[Collected data]
bod_status run_posterior(bod_context* h, uint64_t seed, uint32_t first_image) {
    if (!h->anchors_ready) return h->fail(BOD_ERR_NOT_READY, "bod_set_anchors has not been called");
    for (int sidx = 0; sidx < 2; ++sidx)
        if (h->side_pending[sidx]) HIPCHK(h, hipStreamWaitEvent(h->stream, h->ev_done[sidx], 0));
    MarkerRange mr("bod:posterior");
    PostCfg pc = post_cfg(h, seed, first_image);
    PostBuffers pb = h->pb;
    pb.cls = h->raw[0]; pb.box = h->raw[1]; pb.cov = h->raw[2]; pb.anchors = h->d_anchors;
    pc.aggregated = (h->agg_valid && !h->raw_valid) ? 1 : 0;
    pb.agg_cls = h->agg[0]; pb.agg_box = h->agg[1]; pb.agg_cov = h->agg[2];
    hipEvent_t e0 = nullptr, e1 = nullptr;
    if (h->profiling) {
        HIPCHK(h, hipEventCreate(&e0)); HIPCHK(h, hipEventCreate(&e1));
        HIPCHK(h, hipEventRecord(e0, h->stream));
    }
    HIPCHK(h, launch_posterior(pc, pb, h->stream));
    if (h->cfg.ranking_method == BOD_RANK_JOINT_ENTROPY && h->cfg.gaussian_isotropic && h->cfg.dirichlet_non_informative)
        HIPCHK(h, launch_joint_entropy_rank(pc, pb, h->stream));
    if (h->profiling) { HIPCHK(h, hipEventRecord(e1, h->stream)); h->ev_post.emplace_back(e0, e1); }
    h->posterior_done = true; h->nms_done = h->cluster_done = false; h->affinity_img = -1;
    return BOD_OK;
}

bod_status run_nms(bod_context* h, hipStream_t st) {
    MarkerRange mr("bod:nms");
    const bod_config& c = h->cfg;
    NmsArgs a{};
    a.B = c.batch; a.A = h->A; a.num_kept = h->pb.num_kept; a.corners = h->pb.corners; a.ranking = h->pb.ranking;
    a.work_scores = h->nms_scores; a.work_begin = h->nms_begin; a.selected = h->nms_sel; a.num_selected = h->nms_nsel;
    a.max_out = c.nms_max_output_size; a.iou_thr = c.nms_iou_threshold; a.sigma = c.nms_soft_sigma; a.variant = c.nms_variant;
    HIPCHK(h, launch_nms(a, st));
// ... 1267 lines not shown
    if (!(rank == root && gathered_host) && slot >= 0) {
        HIPCHK(h, hipEventRecord(h->ev_done[slot], st));
    }
    if (gathered_device) *gathered_device = recv;
    return BOD_OK;
}

bod_status bod_plan_info(bod_handle h, int32_t* info8) {
    if (!h || !info8) return BOD_ERR_INVALID_ARG;
    if (!h->weights_ready) return h->fail(BOD_ERR_NOT_READY, "bod_plan_info: the plan is built by bod_finalize_weights");
    for (int i = 0; i < 8; ++i) info8[i] = 0;
    info8[0] = h->agg_plan; info8[1] = h->plan_fused_out; info8[2] = h->plan_xreuse; info8[3] = h->plan_xreuse0;
    info8[4] = (int32_t)h->ops.size();
    for (const Op& o : h->ops) if (o.kind == Op::CONV && !o.is_head3x3 && o.conv.xreuse) ++info8[5];
    info8[6] = h->plan_mx;
    return BOD_OK;
}

bod_status bod_profile_select(bod_handle h, int32_t which) {
    if (!h) return BOD_ERR_INVALID_ARG;
    if (which < 0 || which > 2) return h->fail(BOD_ERR_INVALID_ARG, "bod_profile_select: %d", which);
    h->prof_which = which;
    return BOD_OK;
}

» **ACTIVITY**: Using the data above, establish how many lines include the word "sidx"; the reply is that number only.

» **REPLY**: 2